- **AIM OF THE TASK**: Only the lines from the start of the data through the one containing "void wino_phase_body(const ConvWinoArgs&" belong in your answer; return them exactly.

- **AVAILABLE RECORDS**:
template <int GEOM, int STAGE_CH, int NT>
struct WinoFillPlan {
    static constexpr int kQuads = STAGE_CH / 4, kParts = STAGE_CH / 16;
    static constexpr int kStageQuads = WinoGeom<GEOM>::kImages * WinoGeom<GEOM>::kRows * WinoGeom<GEOM>::kCols * kQuads;
    static constexpr int kPer = ((kStageQuads + NT - 1) / NT + kParts - 1) / kParts;
    uint32_t goff[kParts * kPer];
    int lslot[kParts * kPer];
};
constexpr uint32_t kWinoOutside = 0x80000000u;
template <int GEOM, int STAGE_CH, int NT>
__device__ __forceinline__ void wino_fill_plan(const ConvWinoArgs& a, const WinoBlock& wb, WinoFillPlan<GEOM, STAGE_CH, NT>& f) {
    using G = WinoGeom<GEOM>;
    using F = WinoFillPlan<GEOM, STAGE_CH, NT>;
    constexpr int kPlane = wino_plane_units<GEOM>();
    const int cq_per_pixel = a.Cin / 4;
#pragma unroll
    for (int i = 0; i < F::kParts * F::kPer; ++i) {
        const int idx = (int)threadIdx.x + NT * i;
        f.goff[i] = kWinoOutside;
        f.lslot[i] = -1;
        if (idx < F::kStageQuads) {
            const int pixel = idx / F::kQuads, cq = idx - pixel * F::kQuads;
            const int wi = pixel / (G::kRows * G::kCols), rem = pixel - wi * (G::kRows * G::kCols);
            const int wy = rem / G::kCols, wx = rem - wy * G::kCols;
            const int uu = wb.wy0 + wy, vv = wb.wx0 + wx, b = wb.img0 + wi;
            if (uu >= 0 && uu < a.Ho && vv >= 0 && vv < a.Wo && b < a.B)
                f.goff[i] = (uint32_t)(((((size_t)b * a.H + 2 * uu) * a.W + 2 * vv) * cq_per_pixel + cq) * 16);
            f.lslot[i] = cq * kPlane + wi * G::kImagePitch + (wx & 1) * G::kParityPitch + wy * G::kRowPitch + (wx >> 1);
        }
    }
}

template <int TA, int TB, bool SWAP, int GEOM, int STAGE_CH, bool ACCUMULATE, bool WIDE, int CHAIN = 0, int NTA = 3, int NTB = 3>
__device__ __forceinline__ void wino_phase_body(const ConvWinoArgs& a, const float* U, int eh, int ew, const WinoBlock& wb, f32x4* lds, float* xch_all,
                                                const WinoFillPlan<GEOM, STAGE_CH, WIDE ? 256 : 512>& fill, int& buf0, f32x4 (&uin)[8],
                                                const float* Un, int neh, int new_, f32x4 (&uout)[8]) {
    using G = WinoGeom<GEOM>;
    using F = WinoFillPlan<GEOM, STAGE_CH, WIDE ? 256 : 512>;
    constexpr int PB = TB + 1;
    constexpr int kQuads = STAGE_CH / 4, kGroups = STAGE_CH / 8;
    constexpr int kPlane = wino_plane_units<GEOM>(), kStage = kQuads * kPlane;
    constexpr int kParity = G::kParityPitch;
    constexpr int kParts = F::kParts, kPer = F::kPer;
    constexpr int NH = WIDE ? 2 : 1;
    constexpr int kOffA = TA == 2 ? 1 : 0, kOffB = TB == 2 ? 1 : 0;
// ... 3 lines not shown
    int li, lty, ltx;
    wino_tile<GEOM>(mh, m, li, lty, ltx);
    const int n32 = wb.nb * 2 + nh, KG = a.Cin / 8, nst = a.Cin / STAGE_CH;
    constexpr int NP = (TA + 1) * PB;
    constexpr int kPhaseNo = TA == 3 && TB == 3 ? 0 : (TA == 3 && !SWAP ? 1 : (TA == 3 ? 2 : 3));
    (void)kPhaseNo;
    AAE_WINO_STAMP(a, 4 * kPhaseNo + 0);
    const buffer_rsrc xrs = make_buffer(a.x, (uint32_t)((size_t)a.B * a.H * a.W * a.Cin * 4));
    const buffer_rsrc urs = make_buffer(U, (uint32_t)((size_t)NP * a.Cin * a.Cout * 4));
    const uint32_t ulane = (uint32_t)(((size_t)n32 * KG * NP + (size_t)ph * 2 * PB) * 64 + h * 32 + m) * 16u;
    const bool two_rows = TA == 3 || ph == 0;
    const uint32_t parity_off = (uint32_t)(((size_t)eh * a.W + ew) * a.Cin * 4);
    const uint32_t next_parity_off = (uint32_t)(((size_t)neh * a.W + new_) * a.Cin * 4);

    f32x16 acc[NH][2 * PB];
#pragma unroll
    for (int n2 = 0; n2 < NH; ++n2)
#pragma unroll
        for (int p = 0; p < 2 * PB; ++p)
#pragma unroll
            for (int r = 0; r < 16; ++r) acc[n2][p][r] = 0.f;

    f32x4 stg[kPer];
    auto stage_load = [&](uint32_t soff, int part) {
#pragma unroll
        for (int i = 0; i < kPer; ++i) stg[i] = buffer_load4_s(xrs, fill.goff[part * kPer + i], soff);
    };
    auto stage_store = [&](int buf, int part) {
#pragma unroll
        for (int i = 0; i < kPer; ++i)
            if (fill.lslot[part * kPer + i] >= 0) lds[buf * kStage + fill.lslot[part * kPer + i]] = stg[i];
    };
    auto fA = [](int pos) { return SWAP ? (pos & 1) * kParity + (pos >> 1) : pos * G::kRowPitch; };
    auto fB = [](int pos) { return SWAP ? pos * G::kRowPitch : (pos & 1) * kParity + (pos >> 1); };
    const int lane_base = li * G::kImagePitch + 2 * lty * G::kRowPitch + ltx;
    const int posA0 = (TA == 3 ? (ph == 0 ? 0 : 2) : (ph == 0 ? 0 : 1)) + kOffA;
    const int posA1 = (ph == 0 ? 1 : 3) + kOffA;
    const int posA2 = (TA == 3 ? (ph == 0 ? 2 : 1) : (ph == 0 ? 1 : 2)) + kOffA;
    const int offA0 = fA(posA0), offA1 = fA(posA1), offA2 = fA(posA2);
    const float sg = ph == 0 ? 1.f : -1.f;

    const uint32_t half_stride = (uint32_t)KG * NP * 1024u;
    f32x4 u[NH][2 * PB];
    if (CHAIN & 1) {
#pragma unroll
        for (int p = 0; p < 2 * PB; ++p) u[0][p] = uin[p];
// ... 33 lines not shown
        if (TB == 3) {
            const f32x4 e0 = w[0], e1 = w[1], e2 = w[2], e3 = w[PB - 1];
            w[0] = wino_sub4(e0, e2);
            w[1] = wino_add4(e1, e2);
            w[2] = wino_sub4(e2, e1);
            w[PB - 1] = wino_sub4(e1, e3);
        } else {
            const f32x4 e0 = w[0], e1 = w[1], e2 = w[2];
            w[0] = wino_sub4(e0, e1);
            w[2] = wino_sub4(e1, e2);
        }
    };
    auto run = [&](auto rows_tag) {
        constexpr int ROWS = decltype(rows_tag)::value, NU = kGroups * ROWS, kPartUnits = NU / kParts;
        static_assert(NU % 2 == 0 && NU % kParts == 0, "units per stage");
        constexpr int kStoreBack = (kParts == 1 && NU >= 4) ? 2 : 1;
        const bool early = ph == 1 && NU >= 4 && kParts == 1;
        f32x4 raw[2 * PB], v[PB];
        read_unit(lds + buf0 * kStage + h * kPlane + lane_base, 0, raw);
        for (int st = 0; st < nst; ++st) {
            const int buf = (buf0 + st) & 1;
            const bool more = st + 1 < nst;
            const bool filling = more || (CHAIN & 2);
            const uint32_t fill_off = more ? parity_off + (uint32_t)(st + 1) * kQuads * 16 : next_parity_off;
#ifdef AAE_WINO_STAMPS
            if (kPhaseNo == 0 && st < 8) AAE_WINO_STAMP(a, 20 + st);
#endif
            const f32x4* stage = lds + buf * kStage + h * kPlane + lane_base;
            const f32x4* next_stage = lds + (buf ^ 1) * kStage + h * kPlane + lane_base;
#pragma unroll
            for (int t = 0; t < NU; ++t) {
                const int i = t % ROWS, slot = t & 1;
#ifdef AAE_WINO_STAMPS
                if (kPhaseNo == 0 && (st == 2 || st == 3) && t < 4) AAE_WINO_STAMP(a, 28 + 6 * (st - 2) + t);
#endif
                step_a(i, raw, v);
                step_b(v);
                if ((st > 0 || t > 0) && (more || t + 1 < NU)) {
                    const int tn = (t + 1) % NU, gn = (st + (t + 1) / NU) * kGroups + tn / ROWS;
                    const uint32_t un = (uint32_t)gn * (NP * 1024u) + (tn % ROWS) * PB * 1024u;
#pragma unroll
                    for (int n2 = 0; n2 < NH; ++n2)
#pragma unroll
                        for (int j = 0; j < PB; ++j) u[n2][(slot ^ 1) * PB + j] = buffer_load4_s(urs, ulane + j * 1024u, un + n2 * half_stride);
                }
                if (filling && t % kPartUnits == 0) stage_load(fill_off, t / kPartUnits);
                if (filling && t % kPartUnits == kPartUnits - kStoreBack) stage_store(buf ^ 1, t / kPartUnits);
                if (t + 1 < NU) read_unit(stage + 2 * ((t + 1) / ROWS) * kPlane, (t + 1) % ROWS, raw);
                if (filling && (t == NU - 1 ? !early : (t == NU - 2 && early))) {
#ifdef AAE_WINO_STAMPS
                    if (kPhaseNo == 0 && (st == 2 || st == 3)) AAE_WINO_STAMP(a, 28 + 6 * (st - 2) + 4);
#endif
                    __syncthreads();
#ifdef AAE_WINO_STAMPS
                    if (kPhaseNo == 0 && (st == 2 || st == 3)) AAE_WINO_STAMP(a, 28 + 6 * (st - 2) + 5);
#endif
                }
                if (t == NU - 1 && more) read_unit(next_stage, 0, raw);
                sched_fence();
#pragma unroll
                for (int q = 0; q < 4; ++q)
#pragma unroll
                    for (int j = 0; j < PB; ++j)
#pragma unroll
                        for (int n2 = 0; n2 < NH; ++n2)
                            acc[n2][(ROWS == 2 ? i * PB : 0) + j] = mfma_32x32x2(v[j][q], u[n2][slot * PB + j][q], acc[n2][(ROWS == 2 ? i * PB : 0) + j]);
                sched_fence();
            }
        }
    };
    if (TA == 3 || ph == 0) run(std::integral_constant<int, 2>());
    else run(std::integral_constant<int, 1>());
    if (STAGE_CH == 32 && !(CHAIN & 2)) __syncthreads();
    AAE_WINO_STAMP(a, 4 * kPhaseNo + 2);
    if (CHAIN & 2) {
        constexpr int NPB = NTB + 1, NNP = (NTA + 1) * NPB;
        const buffer_rsrc nrs = make_buffer(Un, (uint32_t)((size_t)NNP * a.Cin * a.Cout * 4));
        const uint32_t nlane = (uint32_t)(((size_t)n32 * KG * NNP + (size_t)ph * 2 * NPB) * 64 + h * 32 + m) * 16u;
        const bool next_two_rows = NTA == 3 || ph == 0;
#pragma unroll
        for (int p = 0; p < 2 * NPB; ++p)
            uout[p] = buffer_load4_s(nrs, nlane + (p % NPB) * 1024u, next_two_rows ? (p / NPB) * NPB * 1024u : (p / NPB) * (NNP * 1024u));
    }
    buf0 = (buf0 + nst) & 1;
#pragma unroll
    for (int n2 = 0; n2 < NH; ++n2) wino_acc_fence(acc[n2]);

    auto drain = [&](auto ph_tag) {
        constexpr int PH = decltype(ph_tag)::value;
        auto partial = [&](int n2, int r, float (&y)[4]) {
            constexpr bool kNoQ0 = PH == 1 && TA == 2;
            float q0[PB], q1[PB];
#pragma unroll
            for (int j = 0; j < PB; ++j) {
                const float mA = acc[n2][j][r], mB = acc[n2][PB + j][r];
                if (PH == 0) { q0[j] = wino_add1(mA, mB); q1[j] = mB; }
                else if (TA == 3) { q0[j] = mA; q1[j] = wino_nadd1(mA, mB); }
                else { q0[j] = 0.f; q1[j] = -mA; }
            }
            float t[4];
            if (TB == 3) {
                t[0] = kNoQ0 ? 0.f : wino_add1(wino_add1(q0[0], q0[1]), q0[2]);
                t[1] = kNoQ0 ? 0.f : wino_sub1(wino_sub1(q0[1], q0[2]), q0[3]);
                t[2] = wino_add1(wino_add1(q1[0], q1[1]), q1[2]);
                t[3] = wino_sub1(wino_sub1(q1[1], q1[2]), q1[3]);
            } else {
                t[0] = kNoQ0 ? 0.f : wino_add1(q0[0], q0[1]);
                t[1] = kNoQ0 ? 0.f : wino_sub1(q0[1], q0[2]);
                t[2] = wino_add1(q1[0], q1[1]);
                t[3] = wino_sub1(q1[1], q1[2]);
// ... 100 lines not shown
template <int TA, int TB, bool SWAP, int GEOM>
__global__ __launch_bounds__(512) void conv_wino_phase_kernel(ConvWinoArgs a) {
    AAE_DYN_SMEM(smem_raw);
    const WinoBlock wb = wino_block<GEOM>(blockIdx.x, a.Cout / 64, a.blocks_x, a.blocks_y, a.regions, a.xcd_cols);
    if (!wb.live) return;
    WinoFillPlan<GEOM, 32, 512> fill;
    wino_fill_plan(a, wb, fill);
    int buf0 = 0;
    f32x4 unused[8];
    wino_phase_body<TA, TB, SWAP, GEOM, 32, false, false>(a, a.U, a.eh, a.ew, wb, reinterpret_cast<f32x4*>(smem_raw), reinterpret_cast<float*>(smem_raw), fill, buf0, unused,
                                                          nullptr, 0, 0, unused);
    wino_store_block<GEOM, 512>(a, a.mode, wb, reinterpret_cast<const float*>(smem_raw));
}
#endif
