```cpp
SRX_API int srx_search(srx_index *ix, const int32_t *q_ptr, const int32_t *q_term, const float *q_weight, int32_t nq,
                       int32_t k, int32_t *out_doc, float *out_score, int32_t *out_count, void *workspace,
                       int64_t workspace_bytes, void *stream_v) {
    return search_impl(ix, q_ptr, q_term, q_weight, nq, k, srx_plain_rows(out_doc, out_score, out_count, k), workspace,
                       workspace_bytes, stream_v);
}

SRX_API int srx_search_packed(srx_index *ix, const int32_t *q_ptr, const int32_t *q_term, const float *q_weight,
                              int32_t nq, int32_t k, int32_t *out_packed, void *workspace, int64_t workspace_bytes,
                              void *stream_v) {
    if (!out_packed || k <= 0) return fail(SRX_ERR_INVALID, "srx_search_packed: bad argument%s");
    return search_impl(ix, q_ptr, q_term, q_weight, nq, k, srx_packed_rows<float>(out_packed, k), workspace, workspace_bytes, stream_v);
}

SRX_API int srx_search_after(srx_index *ix, const int32_t *q_ptr, const int32_t *q_term, const float *q_weight, int32_t nq,
                             int32_t k, const int32_t *after_doc, const float *after_score, int32_t *out_doc, float *out_score,
                             int32_t *out_count, void *workspace, int64_t workspace_bytes, void *stream_v) {
    if (!after_doc || !after_score) return fail(SRX_ERR_INVALID, "srx_search_after: null bound arrays%s");
    return search_impl(ix, q_ptr, q_term, q_weight, nq, k, srx_plain_rows(out_doc, out_score, out_count, k), workspace,
                       workspace_bytes, stream_v, after_doc, after_score);
}

SRX_API int srx_search_after_packed(srx_index *ix, const int32_t *q_ptr, const int32_t *q_term, const float *q_weight,
                                    int32_t nq, int32_t k, const int32_t *after_doc, const float *after_score,
                                    int32_t *out_packed, void *workspace, int64_t workspace_bytes, void *stream_v) {
    if (!out_packed || k <= 0 || !after_doc || !after_score) return fail(SRX_ERR_INVALID, "srx_search_after_packed: bad argument%s");
    return search_impl(ix, q_ptr, q_term, q_weight, nq, k, srx_packed_rows<float>(out_packed, k), workspace, workspace_bytes, stream_v,
                       after_doc, after_score);
}

SRX_API int srx_profile_read(srx_index *ix, float *h_ms4) {
    if (!ix || !h_ms4) return fail(SRX_ERR_INVALID, "srx_profile_read: null argument%s");
    return ix->prof.read(h_ms4);
}

SRX_API int srx_memcpy_async(void *dst, const void *src, int64_t bytes, void *stream_v) {
    if (bytes < 0 || (bytes > 0 && (!dst || !src))) return fail(SRX_ERR_INVALID, "srx_memcpy_async: bad argument%s");
    if (bytes == 0) return SRX_OK;
    HIP_TRY(hipMemcpyAsync(dst, src, (size_t)bytes, hipMemcpyDefault, (hipStream_t)stream_v));
    return SRX_OK;
}
```

Before: 9.319 million.

## Add new tier-1 wave kernel with prefetch pipeline and bitmap duplicate detection

Adds a separate tier-1 scoring kernel, launched by default in place of the previous wave kernel, which stays reachable through a new debug bit. The new kernel reads query-term metadata with a scalar prologue and prefetches tile-skip bounds and posting blocks two supertiles ahead. Duplicate docs are found with an LDS bitmap plus atomicOr, and dense units are sent to tier 2. The aim is to hide load latency and lower per-unit overhead, at the price of a large new code path with its own register and LDS pressure.

```diff
diff --git a/include/sparse_rx.h b/include/sparse_rx.h
--- a/include/sparse_rx.h
+++ b/include/sparse_rx.h
@@ -56,8 +56,9 @@
     SRX_DBG_NO_WAVE_DENSE = 2048,
     SRX_DBG_WAVE_DENSE_MASKED = 4096,
     SRX_DBG_WAVE_DENSE_GENERAL = 8192,
+    SRX_DBG_TIER1_PREVIOUS = 16384,
     SRX_DBG_ALL = SRX_DBG_TIER2_ONLY | SRX_DBG_NO_TERM_BOUND | SRX_DBG_NO_FLAT_TILES | SRX_DBG_BLOCK_MERGE | SRX_DBG_NO_WAVE_DENSE |
-                  SRX_DBG_WAVE_DENSE_MASKED | SRX_DBG_WAVE_DENSE_GENERAL
+                  SRX_DBG_WAVE_DENSE_MASKED | SRX_DBG_WAVE_DENSE_GENERAL | SRX_DBG_TIER1_PREVIOUS
 } srx_debug_bits;
 
 typedef struct {
diff --git a/optimized-sparse-retrieval-for-high-performance-rag-pipelines_amd/_capi.py b/optimized-sparse-retrieval-for-high-performance-rag-pipelines_amd/_capi.py
--- a/optimized-sparse-retrieval-for-high-performance-rag-pipelines_amd/_capi.py
+++ b/optimized-sparse-retrieval-for-high-performance-rag-pipelines_amd/_capi.py
@@ -10,7 +10,7 @@
 _ROOT = os.path.dirname(_PKG_DIR)
 LIB_PATH = os.path.join(_PKG_DIR, "libsparse_rx.so")
 CSRC_DIR = os.path.join(_PKG_DIR, "csrc")
-SOURCES = ["wave_kernel.hip", "tier2_kernel.hip", "merge.hip", "build.hip", "sparse_rx.hip", "dense.hip", "fuse.hip",
+SOURCES = ["tier1_kernel.hip", "wave_kernel.hip", "tier2_kernel.hip", "merge.hip", "build.hip", "sparse_rx.hip", "dense.hip", "fuse.hip",
            "score_docs.hip"]
 SRC_PATH = os.path.join(CSRC_DIR, "wave_kernel.hip")
 INCLUDE_DIR = os.path.join(_ROOT, "include")
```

- **EXERCISE RESULT**:
template <int GEOM, int STAGE_CH, int NT>
struct WinoFillPlan {
    static constexpr int kQuads = STAGE_CH / 4, kParts = STAGE_CH / 16;
    static constexpr int kStageQuads = WinoGeom<GEOM>::kImages * WinoGeom<GEOM>::kRows * WinoGeom<GEOM>::kCols * kQuads;
    static constexpr int kPer = ((kStageQuads + NT - 1) / NT + kParts - 1) / kParts;
    uint32_t goff[kParts * kPer];
    int lslot[kParts * kPer];
};
constexpr uint32_t kWinoOutside = 0x80000000u;
template <int GEOM, int STAGE_CH, int NT>
__device__ __forceinline__ void wino_fill_plan(const ConvWinoArgs& a, const WinoBlock& wb, WinoFillPlan<GEOM, STAGE_CH, NT>& f) {
    using G = WinoGeom<GEOM>;
    using F = WinoFillPlan<GEOM, STAGE_CH, NT>;
    constexpr int kPlane = wino_plane_units<GEOM>();
    const int cq_per_pixel = a.Cin / 4;
#pragma unroll
    for (int i = 0; i < F::kParts * F::kPer; ++i) {
        const int idx = (int)threadIdx.x + NT * i;
        f.goff[i] = kWinoOutside;
        f.lslot[i] = -1;
        if (idx < F::kStageQuads) {
            const int pixel = idx / F::kQuads, cq = idx - pixel * F::kQuads;
            const int wi = pixel / (G::kRows * G::kCols), rem = pixel - wi * (G::kRows * G::kCols);
            const int wy = rem / G::kCols, wx = rem - wy * G::kCols;
            const int uu = wb.wy0 + wy, vv = wb.wx0 + wx, b = wb.img0 + wi;
            if (uu >= 0 && uu < a.Ho && vv >= 0 && vv < a.Wo && b < a.B)
                f.goff[i] = (uint32_t)(((((size_t)b * a.H + 2 * uu) * a.W + 2 * vv) * cq_per_pixel + cq) * 16);
            f.lslot[i] = cq * kPlane + wi * G::kImagePitch + (wx & 1) * G::kParityPitch + wy * G::kRowPitch + (wx >> 1);
        }
    }
}

template <int TA, int TB, bool SWAP, int GEOM, int STAGE_CH, bool ACCUMULATE, bool WIDE, int CHAIN = 0, int NTA = 3, int NTB = 3>
__device__ __forceinline__ void wino_phase_body(const ConvWinoArgs& a, const float* U, int eh, int ew, const WinoBlock& wb, f32x4* lds, float* xch_all,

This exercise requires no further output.